What You Need to Know About The State Department’s Release Of Hillary’s Emails
Image Credits: Saul Loeb/AP Photo
The political world was rocked on Wednesday by a newly released report from the State Department’s Inspector General on Hillary Clinton’s private email server. To the surprise of just about no one, they found that Hillary’s private email server was irregular and did violate Federal regulations.
The report says:
“The Federal Records Act requires appropriate management and preservation of Federal Government records, regardless of physical form or characteristics that document the organization, functions, policies, decisions, procedures, and essential transactions of an agency. For the last two decades, both Department of State (Department) policy and Federal regulations have explicitly stated that emails may qualified as Federal records.”
So, what does that mean? It means that Hillary can’t make excuses about them being emails and therefore not records, or unimportant and personal, or that she didn’t know better. This policy has been in place since email became a major part of our world, and a Secretary of State serving from 2009-2013 would certainly be aware of these regulations. She wasn’t new to the email game, and this wasn’t a new rule, so she has zero excuses for not following it. As the Secretary of State, she was required to obey the Federal Records Act, and she didn’t.

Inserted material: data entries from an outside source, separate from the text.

template <class G>
__device__ __forceinline__ void conv_gemm2win_body(ConvArgs& a, float* lds) {
    resolve_scales(a);
    const int z = blockIdx.z;
    const int nbz = (int)gridDim.z / a.groups;
    const int g = z / nbz, b = z - g * nbz;
    int m0, n0;
    if (!patch_order_decode<G::BM, G::BN>(a.plain, a.m, a.n, m0, n0)) return;
    const float* xz = a.x + b * a.x_bstride + g * a.x_gstride;
    const unsigned short* wz = a.w2 + (long)g * a.n * (a.K / 32) * 64;

    typename G::acc_t acc[G::TM][G::TN];
    KN_ZERO_ACC(acc, G::TM, G::TN, G::NR)
    Split2BLoader<G::B_P, G::B_PIECES> bl(a.n, a.K, n0, threadIdx.x);
    const int tid = threadIdx.x;
    const int w_off0 = ((m0 - a.pad + (tid >> 3)) * a.ldx + (tid & 7) * 4) * 4;
    if constexpr (G::DEEP)
        G::mainloop_deep(lds, a.cin / 32, a.taps, a.dil, w_off0, a.ldx * 4, bl, acc, FastALoader<1>::desc(a, xz),
                         Split2BLoader<G::B_P, G::B_PIECES>::desc(wz, a.n, a.K), a.a_scale, a.a_slope);
    else
        G::mainloop(lds, a.cin / 32, a.taps, a.dil, w_off0, a.ldx * 4, bl, acc, FastALoader<1>::desc(a, xz),
                    Split2BLoader<G::B_P, G::B_PIECES>::desc(wz, a.n, a.K), a.a_scale, a.a_slope);
    if (a.wide) {
        __syncthreads();
        if (a.resid) conv_epilogue_wide32<G, true>(a, acc, lds, m0, n0, b, g);
        else conv_epilogue_wide32<G, false>(a, acc, lds, m0, n0, b, g);
    } else conv_epilogue_any<G>(a, acc, m0, n0, b, g);
}

template <class G, int MINB>
__global__ __launch_bounds__(256, MINB) void conv_gemm2win_kernel(ConvArgs a) {
    extern __shared__ __attribute__((aligned(16))) float lds[];
    conv_gemm2win_body<G>(a, lds);
}

constexpr int KN_MAX_MULTI = 4;
struct ConvArgsN { ConvArgs b[KN_MAX_MULTI]; };
template <class G, int MINB>
__global__ __launch_bounds__(256, MINB) void conv_gemm2win_multi_kernel(ConvArgsN args) {
    extern __shared__ __attribute__((aligned(16))) float lds[];
    ConvArgs a = args.b[blockIdx.y];
    conv_gemm2win_body<G>(a, lds);
}

template <class G, int MINB>
int launch2win(const ConvArgs* args, int count, int batches, hipStream_t st) {
    const ConvArgs& a = args[0];
    const long gx = cdiv64(a.m, G::BM), gy = cdiv64(a.n, G::BN);
    ConvArgsN ap;
    for (int i = 0; i < KN_MAX_MULTI; ++i) { ap.b[i] = args[i < count ? i : 0]; ap.b[i].plain = patch_order_plain(gx, gy); }
    dim3 grid((unsigned)patch_order_ids(gx, gy), (unsigned)count, (unsigned)(batches * a.groups));
    if (count == 1) {
        if (const int rc = kn_lds_optin<conv_gemm2win_kernel<G, MINB>>(G::LDS_BYTES, "conv_gemm")) return rc;
        hipLaunchKernelGGL((conv_gemm2win_kernel<G, MINB>), grid, dim3(256), G::LDS_BYTES, st, ap.b[0]);
        return knnsvc_check_launch("conv_gemm2win");
    }
    if (const int rc = kn_lds_optin<conv_gemm2win_multi_kernel<G, MINB>>(G::LDS_BYTES, "conv_gemm_multi")) return rc;
    hipLaunchKernelGGL((conv_gemm2win_multi_kernel<G, MINB>), grid, dim3(256), G::LDS_BYTES, st, ap);
    return knnsvc_check_launch("conv_gemm2win_multi");
}

template <class G, int EPI = 0>
__global__ __launch_bounds__(256, 1) void conv_gemm2quad_kernel(ConvArgs a) {
    extern __shared__ __attribute__((aligned(16))) float lds[];
#ifdef KN_QUAD_PROF
    if (threadIdx.x == 0 && blockIdx.x < 8192) kn_quad_prof_buf[blockIdx.x * 4 + 0] = (long long)__builtin_amdgcn_s_memrealtime();
#endif
    resolve_scales(a);
    const int z = blockIdx.z;
    const int b = z / a.groups, g = z - b * a.groups;
    int mt, nt;
    if (!quad_order_decode((int)blockIdx.x, (a.m + G::BM - 1) / G::BM, (a.n + G::BN - 1) / G::BN, mt, nt, (int)blockIdx.z)) return;
    const int m0 = mt * G::BM, n0 = nt * G::BN;
    const float* xz = a.x + b * a.x_bstride + g * a.x_gstride;
    const unsigned short* wz = a.w2 + (long)g * a.n * (a.K / 32) * 64;

    typename G::acc_t acc[G::TM][G::TN];
    KN_ZERO_ACC(acc, G::TM, G::TN, G::NR)
    const int M = a.m, row_step = a.stride * a.ldx * 4, row_pad = a.pad * a.ldx * 4;
    auto row_off = [&](int m) -> int { return m < M ? m * row_step - row_pad : G::OOB_OFF; };
    int c_in_tap = 0, uoff = 0;
    const int cin = a.cin, step_tap = (a.dil * a.ldx - a.cin) * 4;
    auto step = [&](int kt) -> int {
        if (kt > 0) { c_in_tap += 32; uoff += 128; if (c_in_tap == cin) { c_in_tap = 0; uoff += step_tap; } }
        return uoff;
    };
    G::mainloop(lds, a.K / 32, row_off, step, FastALoader<1>::desc(a, xz), uniform_rsrc(wz, (int)((long)a.n * (a.K / 32) * 128)),
                a.n, a.K, m0, n0, acc);
#ifdef KN_T_NOEPI
    { float sink = 0.f;
#pragma unroll
      for (int i = 0; i < G::TM; ++i)
#pragma unroll
          for (int j = 0; j < G::TN; ++j)
#pragma unroll
              for (int r = 0; r < G::NR; ++r) sink += acc[i][j][r];
      if (sink == 123456.789f) a.out[threadIdx.x] = sink; }
#else
    __syncthreads();
#ifdef KN_QUAD_PROF
    if (threadIdx.x == 0 && blockIdx.x < 8192) kn_quad_prof_buf[blockIdx.x * 4 + 2] = (long long)__builtin_amdgcn_s_memrealtime();
#endif
    if constexpr (EPI == 1) conv_epilogue_wide_fast<G, 0, false>(a, acc, lds, m0, n0, b, g);
    else if constexpr (EPI == 2) conv_epilogue_wide_fast<G, 1, false>(a, acc, lds, m0, n0, b, g);
    else if constexpr (EPI == 3) conv_epilogue_wide_fast<G, 0, true>(a, acc, lds, m0, n0, b, g);
    else conv_epilogue_wide<G>(a, acc, lds, m0, n0, b, g);
#ifdef KN_QUAD_PROF
    __builtin_amdgcn_s_waitcnt(0);
    __syncthreads();
    if (threadIdx.x == 0 && blockIdx.x < 8192) kn_quad_prof_buf[blockIdx.x * 4 + 3] = (long long)__builtin_amdgcn_s_memrealtime();
#endif
#endif
}

template <class G, int EPI = 0>
int launch2quad(const ConvArgs& a, int batches, hipStream_t st) {
    if (const int rc = kn_lds_optin<conv_gemm2quad_kernel<G, EPI>>(G::LDS_BYTES, "conv_gemm")) return rc;
    dim3 grid((unsigned)quad_order_ids(cdiv64(a.m, G::BM), cdiv64(a.n, G::BN)), 1, (unsigned)(batches * a.groups));
    hipLaunchKernelGGL((conv_gemm2quad_kernel<G, EPI>), grid, dim3(256), G::LDS_BYTES, st, a);
    return knnsvc_check_launch("conv_gemm2quad");
}

template <class G, bool A2>
int launch2v(const ConvArgs& a, int batches, hipStream_t st) {
    if (const int rc = kn_lds_optin<conv_gemm2_kernel<G, A2>>(G::LDS_BYTES, "conv_gemm")) return rc;
    const long gx = cdiv64(a.m, G::BM), gy = cdiv64(a.n, G::BN);
    ConvArgs ap = a;
    ap.plain = patch_order_plain(gx, gy);
    dim3 grid((unsigned)patch_order_ids(gx, gy), 1, (unsigned)(batches * a.groups));
    hipLaunchKernelGGL((conv_gemm2_kernel<G, A2>), grid, dim3(256), G::LDS_BYTES, st, ap);
    return knnsvc_check_launch("conv_gemm2");
}
template <class G>
int launch2(const ConvArgs& a, int batches, hipStream_t st) {
    return a.x_split ? launch2v<G, true>(a, batches, st) : launch2v<G, false>(a, batches, st);
}

__global__ void split_weight2_kernel(const float* __restrict__ w, long n, int K, float scale, const float* __restrict__ absmax,
                                     unsigned short* __restrict__ out) {
    const long i = (long)blockIdx.x * blockDim.x + threadIdx.x;
    const long groups_per_row = K / 4;
    if (absmax) scale = kn_pick_scale(kn_slot_max(absmax));
    if (i >= n * groups_per_row) return;
    const long row = i / groups_per_row; const int k = (int)(i - row * groups_per_row) * 4;
    g2_u32x2 hi, lo;
    f16x2_split4(*(const f32x4*)(w + row * K + k), scale, hi, lo);
    unsigned short* o = out + row * (long)(K / 32) * 64 + (k / 32) * 64 + (k % 32);
    *(g2_u32x2*)o = hi;
    *(g2_u32x2*)(o + 32) = lo;
}

template <class G>
int launch3(const ConvArgs& a, int batches, hipStream_t st) {
    if (const int rc = kn_lds_optin<conv_gemm3_kernel<G>>(G::LDS_BYTES, "conv_gemm")) return rc;
    dim3 grid((unsigned)cdiv64(a.m, G::BM), (unsigned)cdiv64(a.n, G::BN), (unsigned)(batches * a.groups));
    hipLaunchKernelGGL((conv_gemm3_kernel<G>), grid, dim3(256), G::LDS_BYTES, st, a);
    return knnsvc_check_launch("conv_gemm3");
}

__global__ void split_weight_kernel(const float* __restrict__ w, long n, int K, unsigned short* __restrict__ out) {
    const long i = (long)blockIdx.x * blockDim.x + threadIdx.x;
    const long groups_per_row = K / 4;
    if (i >= n * groups_per_row) return;
    const long row = i / groups_per_row; const int k = (int)(i - row * groups_per_row) * 4;
    const f32x4 v = *(const f32x4*)(w + row * K + k);
    unsigned short* o = out + row * (long)(K / 32) * 96 + (k / 32) * 96 + (k % 32);
#pragma unroll
    for (int e = 0; e < 4; ++e) {
        const unsigned x = __float_as_uint(v[e]);
        const float r1 = v[e] - __uint_as_float(x & 0xFFFF0000u);
        const unsigned y = __float_as_uint(r1);
        const float r2 = r1 - __uint_as_float(y & 0xFFFF0000u);
        o[e] = (unsigned short)(x >> 16);
        o[32 + e] = (unsigned short)(y >> 16);
        o[64 + e] = (unsigned short)(__float_as_uint(r2) >> 16);
    }
}

template <class G, int VEC>
int launch(const ConvArgs& a, int batches, hipStream_t st) {
    dim3 grid((unsigned)cdiv64(a.m, G::BM), (unsigned)cdiv64(a.n, G::BN), (unsigned)(batches * a.groups));
    hipLaunchKernelGGL((conv_gemm_kernel<G, VEC>), grid, dim3(256), G::LDS_BYTES, st, a);
    return knnsvc_check_launch("conv_gemm");
}

using G128 = GemmTile<128, 128, 2, 2, 2, 2>;
using G64 = GemmTile<128, 64, 4, 1, 1, 2>;
using G32 = GemmTile<128, 32, 4, 1, 1, 1>;
using H128 = Gemm3Tile<128, 128, 2, 2, 2, 2>;
using H64 = Gemm3Tile<256, 64, 4, 1, 2, 2>;
using H32 = Gemm3Tile<256, 32, 4, 1, 2, 1>;
using F128 = Gemm2Tile<128, 128, 2, 2, 2, 2>;
using F64S = Gemm2Tile<64, 64, 2, 2, 1, 1>;
using F64 = Gemm2Tile<256, 64, 4, 1, 2, 2>;
using F32 = Gemm2Tile<256, 32, 4, 1, 2, 1>;
using Q256S = Gemm2QuadS;
using W128 = Gemm2Win<128, 128, 2, 2, 2, 2, 64>;
using W160 = Gemm2Win<160, 128, 1, 4, 5, 1, 64>;
using W128S = Gemm2Win<64, 128, 2, 2, 1, 2, 64>;
using W128D = Gemm2Win<64, 128, 2, 2, 1, 2, 64, 1>;
using W64 = Gemm2Win<256, 64, 4, 1, 2, 2, 64>;
using W32 = Gemm2Win<256, 32, 4, 1, 2, 1, 64>;
using W64P = Gemm2Win<256, 64, 4, 1, 2, 2, 128>;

It is as simple as that.
The report goes on to contradict Hillary’s statements that she compiled with Federal law and departmental protocol, saying:
“As previously discussed, however, sending emails from a personal account to other employees at their Department accounts is not an appropriate method of preserving any such emails that would constitute a Federal record. Therefore, Secretary Clinton should have preserved any Federal records she created and received on her personal account by printing and filing those records with the related files in the Office of the Secretary. 98 At a minimum, Secretary Clinton should have surrendered all emails dealing with Department business before leaving government service and, because she did not do so, she did not comply with the Department’s policies that were implemented in accordance with the Federal Records Act. NARA agrees with the foregoing assessment but told OIG that Secretary Clinton’s production of 55,000 pages of emails mitigated her failure to properly preserve emails that qualified as Federal records during her tenure and to surrender such records upon her departure. OIG concurs with NARA but also notes that Secretary Clinton’s production was incomplete.”

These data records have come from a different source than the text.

namespace psh {
namespace {

enum Stat : int {
  kMinAll = 0,
  kNanCount,
  kMaxAll,
  kMinFeat,
  kMaxFeat,
  kEigMax,
  kNumStats = 8
};

constexpr int kRedBlocks = 1024;

// ... 333 lines not shown
    unsigned char t[4], f[4];
#pragma unroll
    for (int j = 0; j < 4; ++j) {
      const size_t p = i + j;
      float v = p < npx ? clean[p] : fill;
      const bool ok = isfinite(v);
      if (!ok) v = fill;
      t[j] = quantise(v, fill, hi);
      f[j] = quantise((ok && p >= first_feature_px) ? v : fill, flo, fhi);
    }
    if (i + 3 < npx && (npx & 3) == 0) {
      *reinterpret_cast<uchar4 *>(trk + i) = make_uchar4(t[0], t[1], t[2], t[3]);
      if (feat) *reinterpret_cast<uchar4 *>(feat + i) = make_uchar4(f[0], f[1], f[2], f[3]);
    } else {
      for (int j = 0; j < 4 && i + j < npx; ++j) {
        trk[i + j] = t[j];
        if (feat) feat[i + j] = f[j];
      }
    }
  }
}

constexpr int kU8Rows = 4;
template <bool VEC>
__global__ __launch_bounds__(256) void lk_to_u8_bits(const float *__restrict__ img,
                                                     const unsigned long long *__restrict__ keepbits, int nstrips,
                                                     int m, int n, int buffer_mask, float *__restrict__ stats,
                                                     unsigned char *__restrict__ trk, unsigned char *__restrict__ feat,
                                                     const unsigned *__restrict__ slots) {
  const float fill = stats[kMinAll], hi = slots_max(slots, kSlMaxAll);
  const float flo = slots_min(slots, kSlMinFeat), fhi = slots_max(slots, kSlMaxFeat);
  if (blockIdx.x == 0 && blockIdx.y == 0 && threadIdx.x == 0) {
    stats[kMaxAll] = hi;
    stats[kMinFeat] = flo;
    stats[kMaxFeat] = fhi;
  }
  const int first_row = buffer_mask > 0 ? (stats[kNanCount] > 0.f ? 2 : 1) : 0;
  const bool same_scale = flo == fill && fhi == hi;
  const int x = (blockIdx.x * 256 + threadIdx.x) * 4;
  const int y0 = blockIdx.y * kU8Rows;
  if (x >= n) return;
  const int strip = x / kOpenColsW, shift = x - strip * kOpenColsW + 2;
  float v[kU8Rows][4];
  unsigned long long w[kU8Rows];
#pragma unroll
  for (int r = 0; r < kU8Rows; ++r) {
    const int y = min(y0 + r, m - 1);
    const float *row = img + static_cast<size_t>(y) * n + x;
    w[r] = keepbits[static_cast<size_t>(y) * nstrips + strip];
    if (VEC) {
      const float4 q = *reinterpret_cast<const float4 *>(row);
      v[r][0] = q.x, v[r][1] = q.y, v[r][2] = q.z, v[r][3] = q.w;
    } else {
#pragma unroll
      for (int j = 0; j < 4; ++j) v[r][j] = x + j < n ? row[j] : 0.f;
    }
  }
#pragma unroll
  for (int r = 0; r < kU8Rows; ++r) {
    const int y = y0 + r;
    if (y >= m) break;
    const unsigned keep = static_cast<unsigned>(w[r] >> shift);
    unsigned t = 0, f = 0;
#pragma unroll
    for (int j = 0; j < 4; ++j) {
      const bool k = (keep >> j) & 1u;
      const float val = k ? v[r][j] : fill;
      t |= static_cast<unsigned>(quantise(val, fill, hi)) << (8 * j);
      if (!same_scale) f |= static_cast<unsigned>(quantise(y >= first_row ? val : fill, flo, fhi)) << (8 * j);
    }
    if (same_scale) f = y >= first_row ? t : 0u;
    const size_t at = static_cast<size_t>(y) * n + x;
    if (VEC) {
      *reinterpret_cast<unsigned *>(trk + at) = t;
      if (feat) *reinterpret_cast<unsigned *>(feat + at) = f;
    } else {
#pragma unroll
      for (int j = 0; j < 4; ++j) {
        if (x + j >= n) break;
        trk[at + j] = static_cast<unsigned char>(t >> (8 * j));
        if (feat) feat[at + j] = static_cast<unsigned char>(f >> (8 * j));
      }
    }
  }
}

__device__ __forceinline__ double wave_min_d(double v) {
#pragma unroll
  for (int d = 32; d >= 1; d >>= 1) v = fmin(v, __shfl_xor(v, d));
  return v;
}
__device__ __forceinline__ double wave_max_d(double v) {
#pragma unroll
  for (int d = 32; d >= 1; d >>= 1) v = fmax(v, __shfl_xor(v, d));
  return v;
}

__global__ __launch_bounds__(256) void lk_stats1_f64(const double *__restrict__ img, size_t npx,
                                                     double *__restrict__ partial) {
  double mn = INFINITY, bad = 0.0;
  const size_t stride = static_cast<size_t>(gridDim.x) * blockDim.x;
  for (size_t i = static_cast<size_t>(blockIdx.x) * blockDim.x + threadIdx.x; i < npx; i += stride) {
    const double v = img[i];
    const bool fin = isfinite(v);
    mn = fmin(mn, fin ? v : INFINITY);
    bad += fin ? 0.0 : 1.0;
  }
  __shared__ double s[2][4];
  mn = wave_min_d(mn);
#pragma unroll
  for (int d = 32; d >= 1; d >>= 1) bad += __shfl_xor(bad, d);
  if ((threadIdx.x & 63) == 0) {
    s[0][threadIdx.x >> 6] = mn;
    s[1][threadIdx.x >> 6] = bad;
  }
  __syncthreads();
  if (threadIdx.x == 0) {
    partial[blockIdx.x] = fmin(fmin(s[0][0], s[0][1]), fmin(s[0][2], s[0][3]));
    partial[gridDim.x + blockIdx.x] = s[1][0] + s[1][1] + s[1][2] + s[1][3];
  }
}

__global__ __launch_bounds__(kFinalThreads) void lk_final_f64(const double *__restrict__ partial, int nb, int what,
                                                             float *__restrict__ stats, double *__restrict__ dstats) {
  __shared__ double sm[3][16];
  double a = what == 0 ? INFINITY : -INFINITY, b = what == 0 ? 0.0 : INFINITY, c = -INFINITY;
  for (int i = threadIdx.x; i < nb; i += blockDim.x) {
    if (what == 0) {
      a = fmin(a, partial[i]);
      b += partial[nb + i];
    } else {
      a = fmax(a, partial[i]);
      b = fmin(b, partial[nb + i]);
      c = fmax(c, partial[2 * nb + i]);
    }
  }
  if (what == 0) {
    a = wave_min_d(a);
#pragma unroll
    for (int d = 32; d >= 1; d >>= 1) b += __shfl_xor(b, d);
  } else {
    a = wave_max_d(a);
    b = wave_min_d(b);
    c = wave_max_d(c);
  }
  const int wave = threadIdx.x >> 6, nwaves = blockDim.x >> 6;
  if ((threadIdx.x & 63) == 0) {
    sm[0][wave] = a;
    sm[1][wave] = b;
    sm[2][wave] = c;
  }
  __syncthreads();
  if (threadIdx.x == 0) {
    for (int w = 1; w < nwaves; ++w) {
      if (what == 0) {
        a = fmin(a, sm[0][w]);
        b += sm[1][w];
      } else {
        a = fmax(a, sm[0][w]);
        b = fmin(b, sm[1][w]);
        c = fmax(c, sm[2][w]);
      }
    }
    if (what == 0) {
      dstats[0] = a;
      stats[kMinAll] = static_cast<float>(a);
      stats[kNanCount] = static_cast<float>(b);
    } else {
      dstats[1] = a;
      dstats[2] = b;
      dstats[3] = c;
      stats[kMaxAll] = static_cast<float>(a);
      stats[kMinFeat] = static_cast<float>(b);
      stats[kMaxFeat] = static_cast<float>(c);
    }
  }
}

__global__ __launch_bounds__(256) void lk_open_bits_f64(const double *__restrict__ img, int m, int n,
                                                        int size_opening, int buffer_mask,
                                                        const float *__restrict__ stats,
                                                        const double *__restrict__ dstats,
                                                        float *__restrict__ clean32, double *__restrict__ clean64,
                                                        double *__restrict__ partial) {
  __shared__ double red[3][4];
  const double mn = dstats[0];
  const int lane = threadIdx.x & 63, wave = threadIdx.x >> 6;
  const int x = blockIdx.x * kOpenColsW - 2 + lane;
  const int yb = blockIdx.y * kOpenRowsWG + wave * kOpenRowsW;
  const bool col_in = x >= 0 && x < n;
  constexpr int kLoad = kOpenRowsW + 4;
  double v[kLoad];
#pragma unroll
  for (int q = 0; q < kLoad; ++q) {
    const int y = yb - 2 + q;
    v[q] = (col_in && y >= 0 && y < m) ? img[static_cast<size_t>(y) * n + x] : 0.0;
  }
  unsigned long long A[kLoad], F[kLoad];
#pragma unroll
  for (int q = 0; q < kLoad; ++q) {
    const int y = yb - 2 + q;
    const bool row_in = y >= 0 && y < m;
    F[q] = __ballot(row_in && col_in && isfinite(v[q]) && v[q] > mn);
    A[q] = F[q] | __ballot(!(row_in && col_in));
  }
  unsigned long long E[kLoad];
#pragma unroll
  for (int q = 1; q < kLoad - 1; ++q) E[q] = F[q] & (A[q] << 1) & (A[q] >> 1) & A[q - 1] & A[q + 1];
  double mx_all = -INFINITY, mn_feat = INFINITY, mx_feat = -INFINITY;
  const int first_row = buffer_mask > 0 ? (stats[kNanCount] > 0.f ? 2 : 1) : 0;
  const bool writer = lane >= 2 && lane < 2 + kOpenColsW && col_in;
#pragma unroll
  for (int q = 2; q < kLoad - 2; ++q) {
    const int y = yb - 2 + q;
    if (y >= m) break;
    const unsigned long long O = E[q] | (E[q] << 1) | (E[q] >> 1) | E[q - 1] | E[q + 1];
    double val = v[q];
    if (size_opening > 0 && ((F[q] >> lane) & 1ull) && !((O >> lane) & 1ull)) val = mn;
    if (writer) {
      if (isfinite(val)) {
        mx_all = fmax(mx_all, val);
        if (y >= first_row) {
          mn_feat = fmin(mn_feat, val);
          mx_feat = fmax(mx_feat, val);
        }
      }
      clean64[static_cast<size_t>(y) * n + x] = val;
      clean32[static_cast<size_t>(y) * n + x] = static_cast<float>(val);
    }
  }
  mx_all = wave_max_d(mx_all);
  mn_feat = wave_min_d(mn_feat);
  mx_feat = wave_max_d(mx_feat);
  if (lane == 0) {
    red[0][wave] = mx_all;
    red[1][wave] = mn_feat;
    red[2][wave] = mx_feat;
  }
  __syncthreads();
  if (threadIdx.x == 0) {
    const int b = blockIdx.y * gridDim.x + blockIdx.x, nb = gridDim.x * gridDim.y;
    partial[b] = fmax(fmax(red[0][0], red[0][1]), fmax(red[0][2], red[0][3]));
    partial[nb + b] = fmin(fmin(red[1][0], red[1][1]), fmin(red[1][2], red[1][3]));
    partial[2 * nb + b] = fmax(fmax(red[2][0], red[2][1]), fmax(red[2][2], red[2][3]));
  }
}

It is important to note that the State Department’s Office of Inspector General report is separate from the ongoing FBI investigation into Hillary’s private email server.

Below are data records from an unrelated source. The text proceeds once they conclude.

# NVlabs/FasterViT

Measured on AMD Instinct MI355X. Metric: images/sec FasterViT-0 224x224 inference, bs=256/GPU, higher is better.
Workload: dtype f16; 1 GPU; faster_vit_0_224 inference, 224x224, batch 256/GPU, synthetic weights (tests/synth.py init family); global_batch=256, parallelism=dp1 (independent shards, no data-path collective), hat_operands=f16, streams=1

## Files before the change

fastervit_amd/csrc/fvit_conv.hip:

```cpp
#include "fvit_common.h"

namespace fvit {

namespace {

constexpr int BK = 64;

struct ConvParams {
    const void* in;
    const void* w;
    const float* bias;
    const void* res;
    void* out;
    const void* zeros;
    int B, Hi, Wi, Cin, Cout, Ho, Wo, stride, act;
    int M, tiles_m, tiles_n;
    int ablate;
    int wterms;
    const void* in_lo;
    const void* res_lo;
    void* out_lo;
    float* out_f32;
    int px;
    int cv, kd;
    float inv_cv;
};

__device__ __forceinline__ int swz_x(int r) { return (r >> 1) & 7; }
__device__ __forceinline__ int swz_w(int r) { return ((0x78 >> (2 * ((r >> 4) & 3))) & 3) | ((r & 2) << 1); }

__device__ __forceinline__ void glds16(const void* gsrc, char* lds_dst) {
    __builtin_amdgcn_global_load_lds((const __attribute__((address_space(1))) void*)gsrc,
                                     (__attribute__((address_space(3))) void*)lds_dst, 16, 0, 0);
}

template <int V> struct IntTag { static constexpr int value = V; };
template <typename F>
__device__ __forceinline__ void dispatch_epilogue(int act, bool has_res, F&& body) {
    if (has_res) {
        if (act == 0) body(IntTag<0>{}, IntTag<1>{});
        else if (act == 1) body(IntTag<1>{}, IntTag<1>{});
        else body(IntTag<2>{}, IntTag<1>{});
    } else {
        if (act == 0) body(IntTag<0>{}, IntTag<0>{});
        else if (act == 1) body(IntTag<1>{}, IntTag<0>{});
        else body(IntTag<2>{}, IntTag<0>{});
    }
}

constexpr int PATCH_H = 8, PATCH_W = 16, PHALO_W = PATCH_W + 2, PHALO_ROWS = (PATCH_H + 2) * PHALO_W;
constexpr int PHALO_PIECES = (PHALO_ROWS + 7) / 8;
constexpr int PHALO_BYTES = PHALO_PIECES * 1024;
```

The big question plaguing everyone is whether or not Hillary will face prosecution for this? To be frank, probably not. The Obama Administration is unlikely to pursue prosecution for breaking the Federal Records Act against Clinton, even with the public pressure that is sure to follow this State Department Report. Hillary Clinton is still the front-runner for the Democratic Nomination, and a little law-breaking isn’t going to stop them from their coronation of Queen Hillary. The real question is whether or not this report and the ongoing FBI investigation will hurt Hillary in the polls come November.